# A Halloween Ball - 2015



## bettyboop (Jul 24, 2010)

What does everyone think of a Halloween Ball.....??
Even Monsters, Vampires and Creatures of the Night like to "Fancy-up" sometimes.

I always announce the next year's theme during the presentation of the "Best Costume" awards. Hence the planning of the theme for 2015.
It seems to open up the imagination to many possibilities. How would Frankenstein dress if he were going to a Ball? Or his bride, a werewolf or vampire?
I think this will be a very different approach for our guests.
Please offer any comments, thoughts or concerns.
Thank you.


----------



## chocolatemice (May 2, 2014)

I think it sounds like a really fun idea.

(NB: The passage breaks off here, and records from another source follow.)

# Project-SEA-Stack/HydroChrono

Measured on AMD Instinct MI355X. Metric: hydro-force evals/sec (all bodies), higher is better.
Workload: dtype f64

## Files before the change

hydrochrono_amd/capi.py:

```python
import ctypes as C
import os

_PKG = os.path.dirname(os.path.abspath(__file__))
LIB_PATH = os.path.join(_PKG, "lib", "libhydrochrono_amd.so")
TUNING_LIB_PATH = os.path.join(_PKG, "lib", "libhydrochrono_amd_tuning.so")

HC_OK, HC_ERR_RUNTIME, HC_ERR_OUT_OF_RANGE, HC_ERR_INVALID, HC_ERR_DEVICE, HC_ERR_UNSUPPORTED = range(6)

c_double_p = C.POINTER(C.c_double)
c_int_p = C.POINTER(C.c_int)


class IrregularWaveParams(C.Structure):
    _fields_ = [("num_bodies", C.c_int), ("simulation_dt", C.c_double), ("simulation_duration", C.c_double),
                ("ramp_duration", C.c_double), ("wave_height", C.c_double), ("wave_period", C.c_double),
                ("frequency_min", C.c_double), ("frequency_max", C.c_double), ("nfrequencies", C.c_double),
                ("peak_enhancement_factor", C.c_double), ("is_normalized", C.c_int), ("seed", C.c_int)]


class TaperedDirectOptions(C.Structure):
    _fields_ = [("smoothing", C.c_int), ("window_length", C.c_int), ("rirf_end_time", C.c_double),
                ("taper_start_percent", C.c_double), ("taper_end_percent", C.c_double),
                ("taper_final_amplitude", C.c_double), ("export_plot_csv", C.c_int)]

# ... 12 lines not shown


class MorisonMember(C.Structure):
    _fields_ = [("r0", C.c_double * 3), ("r1", C.c_double * 3), ("d0", C.c_double), ("d1", C.c_double), ("cd", C.c_double),
                ("cm", C.c_double), ("n_seg", C.c_int)]


class SurfacePanel(C.Structure):
    _fields_ = [("c", C.c_double * 3), ("s", C.c_double * 3)]


class RadiationMode(C.Structure):
    _fields_ = [("row", C.c_int), ("col", C.c_int), ("lambda_re", C.c_double), ("lambda_im", C.c_double),
                ("rho_re", C.c_double), ("rho_im", C.c_double)]


class ProfileStats(C.Structure):
    _fields_ = [("hydrostatics_seconds", C.c_double), ("radiation_seconds", C.c_double), ("waves_seconds", C.c_double),
                ("hydrostatics_calls", C.c_int), ("radiation_calls", C.c_int), ("waves_calls", C.c_int),
                ("conv_kernel_seconds", C.c_double), ("conv_kernel_launches", C.c_longlong),
                ("conv_kernel_bytes", C.c_double), ("block_kernel_seconds", C.c_double),
                ("block_kernel_launches", C.c_longlong), ("block_kernel_bytes", C.c_double),
                ("block_kernel_bytes_once", C.c_double),
                ("step_kernel_seconds", C.c_double), ("step_kernel_launches", C.c_longlong),
                ("scatter_kernel_seconds", C.c_double), ("scatter_kernel_launches", C.c_longlong),
                ("direct_dispatches", C.c_longlong), ("hip_launches", C.c_longlong), ("history_rewinds", C.c_longlong),
                ("mini_pass_seconds", C.c_double), ("mini_pass_launches", C.c_longlong), ("queue_parkings", C.c_longlong),
                ("ahead_pass_slices", C.c_longlong), ("ahead_blocks", C.c_longlong),
                ("pass_lane_launches", C.c_longlong),
                ("multi_doorbell_offset_last", C.c_double), ("multi_doorbell_offset_sum", C.c_double), ("multi_calls", C.c_longlong),
                ("slot_state_steps", C.c_longlong), ("wide_fused_steps", C.c_longlong),
                ("schedule_blocks_ahead", C.c_longlong), ("schedule_blocks_at_start", C.c_longlong), ("ring_grows_for_pass", C.c_longlong),
                ("hot_steps", C.c_longlong), ("tail_launches", C.c_longlong), ("tail_seconds", C.c_double),
                ("tail_bytes", C.c_double), ("tail_blocks", C.c_longlong)]


class InitStats(C.Structure):
    _fields_ = [("h5_read_seconds", C.c_double), ("h5_read_bytes", C.c_double), ("rirf_h2d_seconds", C.c_double), ("rirf_h2d_bytes", C.c_double),
                ("rirf_relayout_seconds", C.c_double), ("rirf_relayout_bytes", C.c_double), ("finalize_seconds", C.c_double),
                ("direct_setup_seconds", C.c_double), ("wave_resample_seconds", C.c_double), ("wave_spectrum_seconds", C.c_double),
                ("wave_eta_seconds", C.c_double), ("wave_eta_samples", C.c_longlong), ("wave_eta_components", C.c_longlong),
                ("wave_eta_mode", C.c_int), ("pad_", C.c_int), ("wave_upload_seconds", C.c_double), ("wave_upload_bytes", C.c_double),
                ("wave_total_seconds", C.c_double), ("taper_seconds", C.c_double), ("taper_bytes", C.c_double),
                ("synth_seconds", C.c_double), ("synth_bytes", C.c_double)]


SIGNATURES = {
    "hc_version": (C.c_char_p, []),
    "hc_device_count": (C.c_int, []),
    "hc_device_local_cpus": (C.c_int, [C.c_int, C.c_char_p, C.c_size_t]),
    "hc_bind_thread_to_device": (C.c_int, [C.c_int]),
    "hc_create": (C.c_int, [C.c_int, C.c_int, C.POINTER(C.c_void_p)]),
    "hc_create_sharded": (C.c_int, [C.c_int, C.c_int, C.c_int, C.c_int, C.POINTER(C.c_void_p)]),
    "hc_destroy": (None, [C.c_void_p]),
    "hc_last_error": (C.c_char_p, [C.c_void_p]),
    "hc_set_simulation_parameters": (C.c_int, [C.c_void_p, C.c_double, C.c_double, C.c_double]),
    "hc_set_body_properties": (C.c_int, [C.c_void_p, C.c_int, C.c_double, c_double_p, c_double_p]),
    "hc_set_hydrostatic_stiffness": (C.c_int, [C.c_void_p, C.c_int, c_double_p]),
    "hc_set_added_mass_inf": (C.c_int, [C.c_void_p, C.c_int, c_double_p]),
    "hc_set_rirf": (C.c_int, [C.c_void_p, C.c_int, c_double_p, C.c_int, c_double_p]),
    "hc_set_excitation_rao": (C.c_int, [C.c_void_p, C.c_int, c_double_p, C.c_int, c_double_p, c_double_p]),
    "hc_set_excitation_irf": (C.c_int, [C.c_void_p, C.c_int, c_double_p, C.c_int, c_double_p]),
    "hc_load_bemio_h5": (C.c_int, [C.c_void_p, C.c_char_p]),
    "hc_finalize": (C.c_int, [C.c_void_p]),
    "hc_set_gravity": (C.c_int, [C.c_void_p, c_double_p]),
    "hc_set_wave_none": (C.c_int, [C.c_void_p, C.c_int]),
    "hc_set_wave_regular": (C.c_int, [C.c_void_p, C.c_int, C.c_double, C.c_double]),
# ... 212 lines not shown
```

hydrochrono_amd/csrc/hc_context.hpp:

```cpp
#pragma once
#include <hip/hip_runtime.h>

#include <chrono>
#include <cmath>
#include <deque>
#include <stdexcept>
#include <string>
#include <vector>

#include "../../include/hydrochrono_amd.h"
#include "hc_direct.hpp"
#include "hc_kernels.hpp"
#include "hc_plan.hpp"

namespace hc {

struct Error : std::runtime_error {
    int status;
    Error(int st, const std::string& what) : std::runtime_error(what), status(st) {}
};

#define HC_HIP(expr)                                                                                          \
    do {                                                                                                      \
        hipError_t _e = (expr);                                                                               \
// ... 205 lines not shown
    int first_body = 0, off = 0, L = 0;
    double tau_front = 0.0, tau_back = 0.0;
};

enum WaveKind { kWaveNone = 0, kWaveRegular = 1, kWaveIrregular = 2, kWaveSpectral = 3 };

enum EventKind { kEvConvPlain = 0, kEvPass = 1, kEvStep = 2, kEvScatter = 3, kEvConvExc = 4, kEvMiniPass = 5, kEvTail = 6 };
struct EventPair {
    hipEvent_t a = nullptr, b = nullptr;
    int kind = 0;
    double waves_share = 0.0;
};

}

struct hc_ctx {
    int N = 0, b0 = 0, b1 = 0, nloc = 0, D = 0, Dloc = 0, device = 0;
    hipStream_t stream = nullptr;
    hipStream_t stream_am = nullptr;
    hipEvent_t ev_fin = nullptr, ev_bg = nullptr;
    bool bg_pending = false;
    hipStream_t last_stream = nullptr;
    bool have_last_stream   = false;
    hc::DirectQueue* dq = nullptr;
    bool direct_ready   = false;
    std::string direct_why;
    std::string direct_how = "direct AQL dispatch";
    int path            = 0;
    hc::DirectKernel dk_finalize_slot;
    hc::DirectKernel dk_step_hot[2];
    bool step_hot = false;
    int step_halves = 1;
    bool slot_state = false;
    hc::DirectKernel dk_finalize, dk_scatter, dk_reduce, dk_block16, dk_block32, dk_block64, dk_mini16, dk_mini32, dk_narrow, dk_wide, dk_added_mass, dk_step, dk_near;
    hc::StepTail tail;
    int pending_step  = 0;
    double pending_t  = 0.0;
    int pending_am    = 0;
    bool lost         = false;
    int arm_mode = 1;
    bool arm_after_step = false, arm_after_am = false;
    std::chrono::steady_clock::time_point t_step_end{}, t_am_end{};
    bool have_t_step_end = false, have_t_am_end = false;
    int busy_caller_steps   = 0;
    std::string err;

    bool have_sim = false;
    double rho = 0, g = 0, depth = 0;
    double gsys[3] = {0.0, 0.0, -9.81};
    std::vector<hc::BodyHost> bodies;

    int S = 0;
    std::vector<double> tau, width;
    hc::DeviceBuffer<double> dK, dKproc, d_tau, d_width, d_stage;
    int ntiles = 0, Dpad = 0, ngp = 0, mt = 1, ngroups = 0;
    int conv_mode = 0;
    bool proc_ready = false;
    hc_tapered_direct_options taper{};
    std::string diagnostics_dir;
    bool finalized = false;

    std::deque<double> times;
    std::deque<double> retired;
    int head = -1, Hcap = 0, HcapT = 0;
    hc::DeviceBuffer<double> d_ring_t, d_ring_v, d_ring_vT;
    long long rewinds = 0;
    bool have_prev = false, have_prev_device = false;
// ... 146 lines not shown
```

hydrochrono_amd/csrc/hc_internal.hpp:

```cpp
#pragma once
#include <dlfcn.h>
#include <fcntl.h>
#include <unistd.h>
#include <xmmintrin.h>

#include <algorithm>
#include <chrono>
#include <cmath>
#include <cstdint>
#include <cstdio>
#include <cstdlib>
#include <cstring>
#include <fstream>
#include <limits>
#include <memory>
#include <string>
#include <vector>

#include "hc_context.hpp"
#include "hc_history.hpp"
#include "hc_host_math.hpp"

namespace hc {
void eta_synthesis_fft(const std::vector<double>& t, const std::vector<double>& amp, const std::vector<double>& omega,
// ... 112 lines not shown
    return RaoBracket{k0, k0 + 1, idx_des - std::floor(idx_des)};
}
inline void rao_bracket_check(const RaoBracket& br, int nw) {
    if (br.k0 < 0 || br.k0 + 1 >= nw) throw Error(HC_ERR_OUT_OF_RANGE, "regular wave frequency outside the BEM frequency list");
}
void apply_wave_directions(hc_ctx* c, const std::vector<double>& theta, bool commit, bool force);
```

If you give your guests ideas for potential costumes though, I'd make sure to throw in a few more potentially unusual ideas to help the less creative so there's not a million people wearing their old prom outfits with a set of fangs thrown on. ^_^

Off the top of my head, things like the yeti or wendigo, Anansi (trickster god, often appears as a spider), voodoo practitioners, kitsune-tsuki (Japanese fox spirit), Medusa, la llorona, banshee, harpies, as well as the classics like the Grim Reaper, etc. 

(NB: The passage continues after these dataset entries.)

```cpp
#ifndef AGX_TT_LANES
#define AGX_TT_LANES 1
#endif
		__device__ __forceinline__ u64 wave_read64(u64 v, int src_lane)
		{
			const int l = __builtin_amdgcn_readfirstlane(src_lane);
			const uint32_t lo = static_cast<uint32_t>(__builtin_amdgcn_readlane(static_cast<int>(static_cast<uint32_t>(v)), l));
			const uint32_t hi = static_cast<uint32_t>(__builtin_amdgcn_readlane(static_cast<int>(static_cast<uint32_t>(v >> 32)), l));
			return static_cast<u64>(lo) | (static_cast<u64>(hi) << 32);
		}
		__device__ __forceinline__ int tt_match_lanes(u64 word, u64 lo, u64 hi, int lane)
		{
			const u64 KEY = 0xFFFF000000000000ull;
			const bool mine = (lane < 8) && (((lane & 1) == 0) ? (word == hi) : ((word & KEY) == (lo & KEY)));
			const uint32_t m = static_cast<uint32_t>(__ballot(mine));
			const uint32_t both = m & (m >> 1) & 0x55u;
			return (both != 0u) ? ((__ffs(static_cast<int>(both)) - 1) >> 1) : -1;
		}
		__device__ __forceinline__ u64 tt_seek_lanes(u64 word, u64 lo, u64 hi, int lane)
		{
			const int k = tt_match_lanes(word, lo, hi, lane);
			return (k >= 0) ? wave_read64(word, 2 * k + 1) : tt_pack(0, 0, s_unknown(0), 0);
		}
		__device__ __forceinline__ void tt_insert_lanes(u64 *bucket, u64 lo, u64 hi, u64 value, int generation, int lane)
		{
			const u64 KEY = 0xFFFF000000000000ull;
			value &= ~(KEY | 0xFCull);
			value |= static_cast<u64>(generation) << 2;
			value |= (lo & KEY);
			u64 word = 0;
			if (lane < 8)
				word = global_view(bucket)[lane];
			const uint32_t score = static_cast<uint32_t>((value >> 16) & 65535u);
			int idx = -1;
			if (s_proven(score) || (value & 3ull) == 3ull)
				idx = tt_match_lanes(word, lo, hi, lane);
			if (idx < 0)
			{
				const int worth = static_cast<int>((word >> 8) & 255) - (generation - static_cast<int>((word >> 2) & 63));
				const int w0 = __builtin_amdgcn_readlane(worth, 1), w1 = __builtin_amdgcn_readlane(worth, 3), w2 = __builtin_amdgcn_readlane(worth, 5),
						w3 = __builtin_amdgcn_readlane(worth, 7);
				idx = 0;
				int best = w0;
				if (w1 < best) { best = w1; idx = 1; }
				if (w2 < best) { best = w2; idx = 2; }
				if (w3 < best) { best = w3; idx = 3; }
			}
			if (lane < 2)
				global_view(bucket)[2 * idx + lane] = (lane == 0) ? hi : value;
		}

		template<class SH>
		__device__ __forceinline__ uint32_t solver_evaluate(const SH &sh)
		{
			const int lane = static_cast<int>(threadIdx.x);
			const int own = sh.sign_to_move - 1;
			int product = 0;
			if (lane < 20)
			{
				const int side = (lane >= 10) ? 1 : 0, t = lane - 10 * side;
				constexpr u64 OWN_WEIGHTS = 19ull | (49ull << 8) | (76ull << 16) | (170ull << 24) | (33ull << 32) | (159ull << 40) | (252ull << 48);
				constexpr u64 OPP_WEIGHTS = 1ull | (50ull << 9) | (45ull << 18) | (135ull << 27) | (14ull << 36) | (154ull << 45) | (496ull << 54);
				const bool mine = (side == own), weighs = (t >= 2 && t <= 8);
				const int field = weighs ? t - 2 : 0;
				const int magnitude = static_cast<int>(((mine ? OWN_WEIGHTS : OPP_WEIGHTS) >> ((mine ? 8 : 9) * field)) & (mine ? 255ull : 511ull));
				const int weight = weighs ? (mine ? magnitude : -magnitude) : 0;
				product = weight * static_cast<int>(sh.count[side][t]);
			}
			const int result = 12 + static_cast<int>(wave_reduce_add(static_cast<uint32_t>(product)));
			return s_unknown(max(-1000, min(1000, result)));
		}

		template<bool RENJU, class SH>
		__device__ __forceinline__ int solver_run(SH &sh, const EngineDev &E, uint32_t *act, u64 *tt, int generation, int lane, u64 &pf_word,
				uint8_t &pf_pattern, int &pf_pattern_tag, u64 &pf_snap)
		{
			AGX_PROF_BEGIN();
			const u64 zseed = E.zobrist_seed;
			const int n = E.n;
			int phase = sh.phase, level = sh.level;
// ... 12 lines not shown
				sh.error = error;
				sh.hash_lo = hash_lo;
				sh.hash_hi = hash_hi;
				sh.pending_value = static_cast<int>(value);
				sh.cmd_move = move;
				return cmd;
			};
			uint32_t cur_action = 0;
			while (true)
			{
				bool returning = false;
				AGX_PROF_COUNT(sh, 21, 1);
#ifdef AGX_SOLVER_PROFILE
				agx_pt_ = clock64();
				const unsigned long long p0 = wall_clock64();
				unsigned long long p1 = p0, p2 = p0;
#endif
				if (phase == 0)
				{
					f.best_move = 0;
					u64 entry;
					const bool have_pf = sh.pf_valid && sh.pf_lo == hash_lo;
					if (have_pf || sh.ov_on)
					{
						if (sh.ov_on)
						{
							const uint32_t bucket = static_cast<uint32_t>(hash_lo & E.tt_bucket_mask);
							int slot = have_pf ? sh.pf_slot : ov_find(sh, bucket, lane);
							if (!have_pf && lane < 16)
								pf_word = (slot >= 0) ? global_view(sh.ov_data)[slot * 16 + 8 + (lane & 7)] : global_view(tt)[8 * static_cast<u64>(bucket) + (lane & 7)];
							if (slot < 0)
								slot = ov_create(sh, bucket, pf_word, lane);
							f.ov_slot = static_cast<uint32_t>(slot);
						}
#if AGX_TT_LANES
						entry = tt_seek_lanes(pf_word, hash_lo, hash_hi, lane);
					}
					else
					{
						u64 word = 0;
						if (lane < 8)
							word = tt[8 * (hash_lo & E.tt_bucket_mask) + lane];
						entry = tt_seek_lanes(word, hash_lo, hash_hi, lane);
					}
#else
						if (lane < 8)
							sh.pf_bucket[lane] = pf_word;
						wave_sync();
						const u64 KEY = 0xFFFF000000000000ull;
						entry = tt_pack(0, 0, s_unknown(0), 0);
						for (int k = 3; k >= 0; k--)
							if (sh.pf_bucket[2 * k] == hash_hi && (sh.pf_bucket[2 * k + 1] & KEY) == (hash_lo & KEY))
								entry = sh.pf_bucket[2 * k + 1];
					}
					else
						entry = tt_seek(tt, E.tt_bucket_mask, hash_lo, hash_hi);
#endif
					sh.pf_valid = 0;
					bool early = false;
					if (sh.ov_on && sh.ov_overflow)
					{
						error = ERR_OVERLAY;
						value = s_unknown(0);
						early = true;
					}
					else if ((entry & 3ull) != 0ull)
					{
						f.best_move = static_cast<uint16_t>((entry >> 32) & 65535u);
						if (level != 0)
						{
							const uint32_t tt_s = static_cast<uint32_t>((entry >> 16) & 65535u);
							const int b = static_cast<int>(entry & 3ull);
							if (s_proven(tt_s))
							{
								value = tt_s;
								early = true;
							}
							else if (static_cast<int>((entry >> 8) & 255) >= f.depth_remaining && (b == 3 || (b == 1 && tt_s >= f.beta) || (b == 2 && tt_s <= f.alpha)))
							{
								value = tt_s;
								early = true;
							}
						}
					}
#ifdef AGX_SOLVER_PROFILE
					p1 = wall_clock64();
					sh.prof[0] += p1 - p0;
#endif
					if (!early)
					{
						node_counter++;
						if (E.solve_time_ticks != 0ull && wall_clock64() >= sh.time_deadline)
							node_counter |= NODE_TIME_OVER;
// ... 181 lines not shown
						continue;
					}
				}
#ifdef AGX_SOLVER_PROFILE
				const unsigned long long p4 = wall_clock64();
				sh.prof[2] += p4 - p3;
#endif
				if (!returning && phase == 4)
				{
					uint32_t best = f.best_score;
					if (f.size == 0 || (s_loss(best) && !f.fully_expanded))
						best = solver_evaluate(sh);
					if (level > 0)
					{
						const uint32_t umv = frame_get(sh, level - 1).move;
#if AGX_SNAPSHOT_UNDO && AGX_SNAPSHOT_PREFETCH
						pf_snap = *global_view(snap_address<SH>(sh.snap, sh.depth - 1, lane));
						pf_pattern_tag = static_cast<int>(umv);
#elif !AGX_SNAPSHOT_UNDO
						pf_pattern = pattern_prefetch(sh, E, n, umv, false, lane);
						pf_pattern_tag = static_cast<int>(umv);
#endif
					}
					int bound;
					if (best <= f.original_alpha)
						bound = 2;
					else
						bound = (best >= f.beta) ? 1 : 3;
					if (sh.ov_on)
					{
						if (error != ERR_OVERLAY)
						{
							const int slot = static_cast<int>(f.ov_slot);
#if AGX_TT_LANES
							tt_insert_lanes(sh.ov_data + slot * 16 + 8, hash_lo, hash_hi, tt_pack(bound, f.depth_remaining, best, f.best_move), generation, lane);
#else
							tt_insert(sh.ov_data + slot * 16 + 8, 0ull, hash_lo, hash_hi, tt_pack(bound, f.depth_remaining, best, f.best_move), generation);
#endif
							if (lane == 0)
								sh.ov_dirty[slot >> 5] |= 1u << (slot & 31);
						}
					}
					else
#if AGX_TT_LANES
						tt_insert_lanes(tt + 8 * (hash_lo & E.tt_bucket_mask), hash_lo, hash_hi, tt_pack(bound, f.depth_remaining, best, f.best_move), generation, lane);
#else
						tt_insert(tt, E.tt_bucket_mask, hash_lo, hash_hi, tt_pack(bound, f.depth_remaining, best, f.best_move), generation);
#endif
					value = best;
					returning = true;
#ifdef AGX_SOLVER_PROFILE
					sh.prof[3] += wall_clock64() - p4;
#endif
				}
				if (returning)
				{
					if (level == 0)
					{
						sh.frames[0] = f;
						sh.result_score = static_cast<int>(value);
						return yield(CMD_DONE, 0);
					}
					stack_offset -= f.size;
					level--;
					phase = 1;
					return yield(CMD_UNDO, frame_get(sh, level).move);
// ... 8 lines not shown
```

Those Grandin Road pics are great inspiration. That werewolf cape needs to be draped around a dressed-to-the-nines Red Riding Hood or werewolf huntress! Or me. Really, though, I need that.


----------



## Maxiboots (Aug 31, 2010)

So so much a ball as high school prom. Sorry, I still don't know how to imbed photos.


----------



## mysterymaiden (Aug 11, 2008)

I LOVE this theme idea. If you have a good group, they could really have some fun with their costume creation. Could you decide each person's character with a draw and assign monsters randomly to help people out?


----------